I smiled back because, looking at him now, I couldn’t help myself, but as he spoke, I decided he had told me at least one lie. He might be as displaced and in distress as he appeared to be, but he wasn’t just wandering north. He wasn’t looking for just anywhere he could be paid for his services and not robbed or murdered. He wasn’t the kind of man who wandered. He knew where he was going. He had a haven somewhere— a relative’s home, another home of his own, a friend’s home, something— some definite destination.

Or perhaps he just had enough money to buy a place for himself in Washington or Canada or Alaska. He had had to choose between fast, safe, expensive air travel and having settling-in money when he got where he was going. He had chosen settling-in money. If so, I agreed with him. He was taking the kind of risk that would enable him to make a new beginning as soon as possible— if he survived.

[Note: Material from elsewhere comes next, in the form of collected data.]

struct Engine {
  int dev = -1;
  bool busy = false;
  bool ready = false;
  Profiler prof;
  hipStream_t sub[kSubStreams] = {};
  hipEvent_t evFork = nullptr, evJoin[kSubStreams] = {};
  hipStream_t outl = nullptr;
  hipStream_t outlQ[kSubStreams] = {};
  hipStream_t sideQ[kSubStreams] = {};
  hipEvent_t evOutl[kSubStreams] = {}, evOutlFork[kSubStreams] = {};
  hipEvent_t evPweFork = nullptr;
  hipEvent_t evPweJoin = nullptr;
  std::map<Dims, std::unique_ptr<ShapePlan>> plans;
  std::vector<Dims> planOrder;
  DevBuf arena, slots, misc;
  DevBuf outlFixed, outlVar, outlStream;
  DevBuf pweBox;
  hipStream_t pweLastStream = nullptr;
  DevBuf outlDec[kSubStreams];
  DevBuf decBox[kSubStreams];
  uint32_t* liveHost[kSubStreams] = {};
  void* pweHost = nullptr;
  size_t pweHostBytes = 0;
  hipEvent_t liveEv[kSubStreams][kLiveSlots] = {};
  DevBuf wideScratch;
  std::vector<std::unique_ptr<DevBuf>> pweBufs;
  size_t freeMemAtInit = 0;

  int init()
  {
    if (ready)
      return 0;
    const int rc = init_handles();
    if (rc)
      destroy_handles();
    return rc;
  }
  void destroy_handles()
  {
    auto ds = [](hipStream_t& s) { if (s) (void)hipStreamDestroy(s); s = nullptr; };
    auto de = [](hipEvent_t& e) { if (e) (void)hipEventDestroy(e); e = nullptr; };
    for (uint32_t q = 0; q < kSubStreams; q++) {
      ds(sub[q]);
      de(evJoin[q]);
      if (q > 0)
        ds(outlQ[q]);
      ds(sideQ[q]);
      de(evOutl[q]);
      de(evOutlFork[q]);
      if (q == 0) {
        de(evPweFork);
        de(evPweJoin);
      }
      if (liveHost[q])
        (void)hipHostFree(liveHost[q]);
      liveHost[q] = nullptr;
      if (q == 0 && pweHost) {
        (void)hipHostFree(pweHost);
        pweHost = nullptr;
        pweHostBytes = 0;
      }
      for (int k = 0; k < kLiveSlots; k++)
        de(liveEv[q][k]);
    }
    de(evFork);
    ds(outl);
    outlQ[0] = nullptr;
    ready = false;
  }
  int init_handles()
  {
    size_t fr = 0, tot = 0;
    HIP_CHECK(hipMemGetInfo(&fr, &tot));
    freeMemAtInit = fr;
    for (uint32_t q = 0; q < kSubStreams; q++) {
      HIP_CHECK(hipStreamCreateWithFlags(&sub[q], hipStreamNonBlocking));
      HIP_CHECK(hipEventCreateWithFlags(&evJoin[q], hipEventDisableTiming));
    }
    HIP_CHECK(hipEventCreateWithFlags(&evFork, hipEventDisableTiming));
    int prLeast = 0, prGreatest = 0;
    if (hipDeviceGetStreamPriorityRange(&prLeast, &prGreatest) != hipSuccess) {
      (void)hipGetLastError();
      prLeast = prGreatest = 0;
    }
    static const int sidePrio = getenv("SPERR_HIP_SIDE_PRIORITY") ? atoi(getenv("SPERR_HIP_SIDE_PRIORITY")) : 1;
    const int prSide = sidePrio > 0 ? prGreatest : sidePrio < 0 ? prLeast : 0;
    HIP_CHECK(hipStreamCreateWithPriority(&outl, hipStreamNonBlocking, prSide));
    outlQ[0] = outl;
    for (uint32_t q = 1; q < kSubStreams; q++)
      HIP_CHECK(hipStreamCreateWithPriority(&outlQ[q], hipStreamNonBlocking, prSide));
    for (uint32_t q = 0; q < kSubStreams; q++)
      HIP_CHECK(hipStreamCreateWithFlags(&sideQ[q], hipStreamNonBlocking));
    for (uint32_t q = 0; q < kSubStreams; q++) {
      HIP_CHECK(hipEventCreateWithFlags(&evOutl[q], hipEventDisableTiming));
      HIP_CHECK(hipEventCreateWithFlags(&evOutlFork[q], hipEventDisableTiming));
    }
    HIP_CHECK(hipEventCreateWithFlags(&evPweFork, hipEventDisableTiming));
    HIP_CHECK(hipEventCreateWithFlags(&evPweJoin, hipEventDisableTiming));
    for (uint32_t q = 0; q < kSubStreams; q++) {
      HIP_CHECK(hipHostMalloc(reinterpret_cast<void**>(&liveHost[q]), kLiveSlots * sizeof(uint32_t), hipHostMallocDefault));
      for (int k = 0; k < kLiveSlots; k++)
        HIP_CHECK(hipEventCreateWithFlags(&liveEv[q][k], hipEventDisableTiming));
    }
    ready = true;
    return 0;
  }

  static constexpr size_t kMaxPlans = 64;
  ShapePlan* plan(size_t dx, size_t dy, size_t dz)
  {
    const Dims key{dx, dy, dz};
    auto it = plans.find(key);
    if (it != plans.end()) {
      auto pos = std::find(planOrder.begin(), planOrder.end(), key);
      if (pos != planOrder.end())
        planOrder.erase(pos);
      planOrder.push_back(key);
      return it->second.get();
    }
    auto p = std::make_unique<ShapePlan>();
    if (dz == 0 ? build_plan(*p, dx, dy, 1, true) : build_plan(*p, dx, dy, dz))
      return nullptr;
    ShapePlan* raw = p.get();
    plans[key] = std::move(p);
    planOrder.push_back(key);
    return raw;
  }
  void drop_memory()
  {
    for (auto& kv : plans)
      kv.second->tables.drop();
    plans.clear();
    planOrder.clear();
    for (DevBuf* b : {&arena, &slots, &misc, &outlFixed, &outlVar, &outlStream, &pweBox, &wideScratch})
      b->drop();
    for (auto& b : outlDec)
      b.drop();
    for (auto& b : decBox)
      b.drop();
    for (auto& b : pweBufs)
      if (b)
        b->drop();
    pweBufs.clear();
  }
  size_t device_bytes() const
  {
    size_t n = 0;
// ... 496 lines not shown
  memset(&e, 0, sizeof(e));
  e.tree = P.dtree;
  e.nchunks = B;
#define TAKE(dst, T, count)                                                            \
  dst = A.take<T>((size_t)(count));                                                    \
  if (!dst)                                                                            \
    return false;                                                                      \
  if (arena_debug())                                                                   \
    fprintf(stderr, "[sperr_hip] arena %-18s %10.2f MB\n", #dst, (double)((size_t)(count) * sizeof(T)) / 1048576.0);
  TAKE(e.cst, CoderState, B);
  TAKE(e.st, EncState, B);
  TAKE(o.geom, ChunkGeom, B);
  TAKE(o.gids, uint32_t, B);
  o.valsStride = Npad;
  TAKE(o.vals, double, Npad * B);
  o.strideMeanStride = round_up(std::max<size_t>(P.nstrides, P.N / 4096 + 2), 32);
  TAKE(o.strideMean, double, o.strideMeanStride * B);
  e.coefStride = Npad;
  TAKE(o.coef32, uint32_t, Npad * B);
  e.coef = o.coef32;
  e.signStride = Npad / 64;
  uint64_t* sign;
  TAKE(sign, uint64_t, e.signStride * B);
  e.sign = sign;
  e.pixStride = Npad;
  TAKE(o.msb, int8_t, Npad * B);
  e.msb = o.msb;
  TAKE(e.bplane, int8_t, Npad * B);
  {
    Arena over;
    over.base = reinterpret_cast<char*>(o.vals);
    over.cap = alias ? Npad * B * sizeof(double) : 0;
    const size_t before = A.used;
    o.fusedHead = enc_fused_head(P);
    if (!carve_enc_coder(over, &A, P, B, e, o.fusedHead))
      return false;
    o.aliased = over.used != 0;
    o.coderBytes = over.used + (A.used - before);
    if (arena_debug())
      fprintf(stderr, "[sperr_hip] arena %-18s %10.2f MB, %.2f MB of them over o.vals\n", "coder arrays",
              (double)o.coderBytes / 1048576.0, (double)over.used / 1048576.0);
  }
  e.lisStride = P.lisEntries;
  TAKE(e.lis[0], uint64_t, P.lisEntries * B);
  e.levelOff = P.d_levelOff;
  e.nListTiles = P.nListTiles;
  e.tileLevel = P.d_tileLevel;
  e.tileStart = P.d_tileStart;
  e.levelFirstTile = P.d_levelFirstTile;
  e.levelNumTiles = P.d_levelNumTiles;
  e.tileStride = round_up(P.nListTiles, 32);
  TAKE(e.tileBits, uint64_t, e.tileStride * B);
  TAKE(e.tileSurv, uint32_t, e.tileStride * B);
  TAKE(e.tileBitsOff, uint64_t, e.tileStride * B);
  TAKE(e.tileSurvOff, uint32_t, e.tileStride * B);
  e.iRoots = P.d_iRoots;
  e.iLevels = P.ht.iLevels;
  e.levelSlot = P.d_levelSlot;
  e.slotLevel = P.d_slotLevel;
  e.nSlots = P.nSlots;
  e.maskWords = (uint32_t)maskWords;
  e.maskStride = (size_t)P.nSlots * maskWords;
  TAKE(e.mask, uint64_t, std::max<size_t>(e.maskStride, 1) * B);
  e.prefWords = (uint32_t)((maskWords + 3) / 4);
  e.prefStride = (size_t)P.nSlots * e.prefWords;
  TAKE(e.maskPrefix, uint32_t, std::max<size_t>(e.prefStride, 1) * B);
  e.nPixTiles = P.nPixTiles;
  e.pixCntStride = (size_t)kMaxPlanes * 2 * P.nPixTiles;
  TAKE(e.pixCnt, uint32_t, e.pixCntStride * B);
  TAKE(e.pixOff, uint32_t, e.pixCntStride * B);
  e.streamStride = streamWords;
  TAKE(e.stream, uint64_t, streamWords * B);
#undef TAKE
  return true;
}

On the other hand, if I were right about any of this, he might disappear on me some night. Or perhaps he would be more open about it— just walk away from me some day, turn down a side road and wave good-bye. I didn’t want that. After I’d slept with him I would want it even less.

Even now, I wanted to keep him with me. I hated that he was lying to me already— or I believed he was. But why should he tell me everything? He didn’t know me very well yet, and like me, he meant to survive. Perhaps I could convince him that he and I could survive well together. Meanwhile, best to enjoy him without quite trusting him. I may be wrong about all this, but I don’t believe I am. Pity.

We finished the guns, loaded them, and went down to the water to wash. You could go right down to the water, scoop some up in a pot, and take it away. It was free. I kept looking around, thinking someone would come to stop us or charge us or something. I suppose we could have been robbed, but no one paid any attention to us. We saw other people getting water in bottles, canteens, pots, and bags, but the place seemed peaceful. No one bothered anyone. No one paid any attention to us.